→ What the exercise asks
The lines below that include the word "rank" are to be reported.

Start of Information shown

# PAMRec/PAMRec

Measured on NVIDIA B200. Metric: train samples/sec, higher is better.
Workload: dtype f32

## Files before the change

pamrec_b200/csrc/api.cu:

```cuda
#include <cmath>
#include <cstdarg>
#include <cstdio>
#include <cstdlib>
#include <string>
#include <vector>

#include "comm.h"
#include "head2.h"
#include "kernels.h"
#include "layout.h"

using namespace pamrec;

struct Xchg {
  std::vector<int64_t> soff, scnt, roff, rcnt;
  int64_t n_send = 0, n_recv = 0;
};

struct PamrecHandle_ {
  PamrecConfig cfg;
  Layout L;
  PamrecBuffers buf;
  bool bound = false;
  int debug = 0;
  std::string err;
  int64_t launches = 0;
  Prof prof;
  BnSet bn[BN_COUNT];
  std::vector<int> h_seg_id, h_seg_tab;
  Comm comm;
  int* h_counts = nullptr;
  Xchg xc[3];
  bool xc_users = false;
  bool sharded() const { return cfg.table_mode == PAMREC_TABLES_SHARDED; }
  bool sibling() const { return cfg.model_kind != PAMREC_MODEL_PAMREC; }
  bool replicated() const { return cfg.table_mode == PAMREC_TABLES_REPLICATED && cfg.world_size > 1; }
  cudaStream_t side = nullptr;
  cudaEvent_t ev_side[16] = {};
  cudaEvent_t ev_join = nullptr, ev_plan = nullptr, ev_bucket = nullptr;
  int ev_next = 0;
  const void* plan_for = nullptr;
  int plan_rows = -1;
  void* mbox = nullptr;
  void* mbox_peer[kP2PMaxWorld] = {};
  bool mbox_open = false;
  unsigned* head_bar = nullptr;
  bool head_trace = false;
  unsigned long long* head_trace_cta = nullptr;
  uint32_t coop_epoch = 0;
  Head2 head2;
  int head2_grid = 0;
  bool use_head2() const { return head2_grid > 0 && (cfg.world_size == 1 || mbox_open); }
  uint32_t* mbox_err() const { return static_cast<uint32_t*>(mbox); }
  int64_t xr_dense() const { return (L.dense_numel + 63) / 64 * 64; }
  int64_t xr_floats() const { return xr_dense() + (replicated() ? sp2_rep_floats(cfg.n_items, cfg.n_cates, cfg.n_users) : 0); }
  char* xr_region(int p) const { return static_cast<char*>(mbox_peer[p]) + p2p_xr_offset(cfg.world_size); }
  bool use_xr() const { return mbox_open && cfg.world_size > 1; }
  uint32_t xr_epoch = 0;
  float* rep_grad_in() const { return use_xr() ? xr_xbuf(xr_region(cfg.rank)) + xr_dense() : wf("rep.grad"); }
  float* rep_grad_out() const {
    return use_xr() ? xr_xbuf(xr_region(cfg.rank)) + p2p_xr_cap(cfg.world_size, xr_floats()) + xr_dense() : wf("rep.grad");
  }
  ~PamrecHandle_() {
    if (h_counts) cudaFreeHost(h_counts);
    for (int p = 0; p < kP2PMaxWorld; ++p)
      if (mbox_peer[p] && mbox_peer[p] != mbox) cudaIpcCloseMemHandle(mbox_peer[p]);
    if (mbox) cudaFree(mbox);
    if (head_bar) cudaFree(head_bar);
    if (head_trace_cta) cudaFree(head_trace_cta);
    for (auto e : ev_side) if (e) cudaEventDestroy(e);
    if (ev_join) cudaEventDestroy(ev_join);
    if (ev_plan) cudaEventDestroy(ev_plan);
    if (ev_bucket) cudaEventDestroy(ev_bucket);
    if (side) cudaStreamDestroy(side);
  }
  template <typename F>
  void fork(cudaStream_t main, F fn) {
    cudaEvent_t e = ev_side[ev_next];
    ev_next = (ev_next + 1) % 16;
    cudaEventRecord(e, main);
    cudaStreamWaitEvent(side, e, 0);
    fn(side);
  }
  void join(cudaStream_t main) {
    cudaEventRecord(ev_join, side);
    cudaStreamWaitEvent(main, ev_join, 0);
  }

  float* P(int64_t off) const { return buf.dense_param + off; }
  float* G(int64_t off) const { return buf.dense_grad + off; }
  template <typename T>
  T* ws(const std::string& name) const { return reinterpret_cast<T*>(static_cast<char*>(buf.workspace) + L.ws_off(name)); }
  float* wf(const std::string& name) const { return ws<float>(name); }
  int* wi(const std::string& name) const { return ws<int>(name); }
  double* wd(const std::string& name) const { return ws<double>(name); }
};
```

End of Information shown

→ Answer for this exercise
  float* rep_grad_in() const { return use_xr() ? xr_xbuf(xr_region(cfg.rank)) + xr_dense() : wf("rep.grad"); }
    return use_xr() ? xr_xbuf(xr_region(cfg.rank)) + p2p_xr_cap(cfg.world_size, xr_floats()) + xr_dense() : wf("rep.grad");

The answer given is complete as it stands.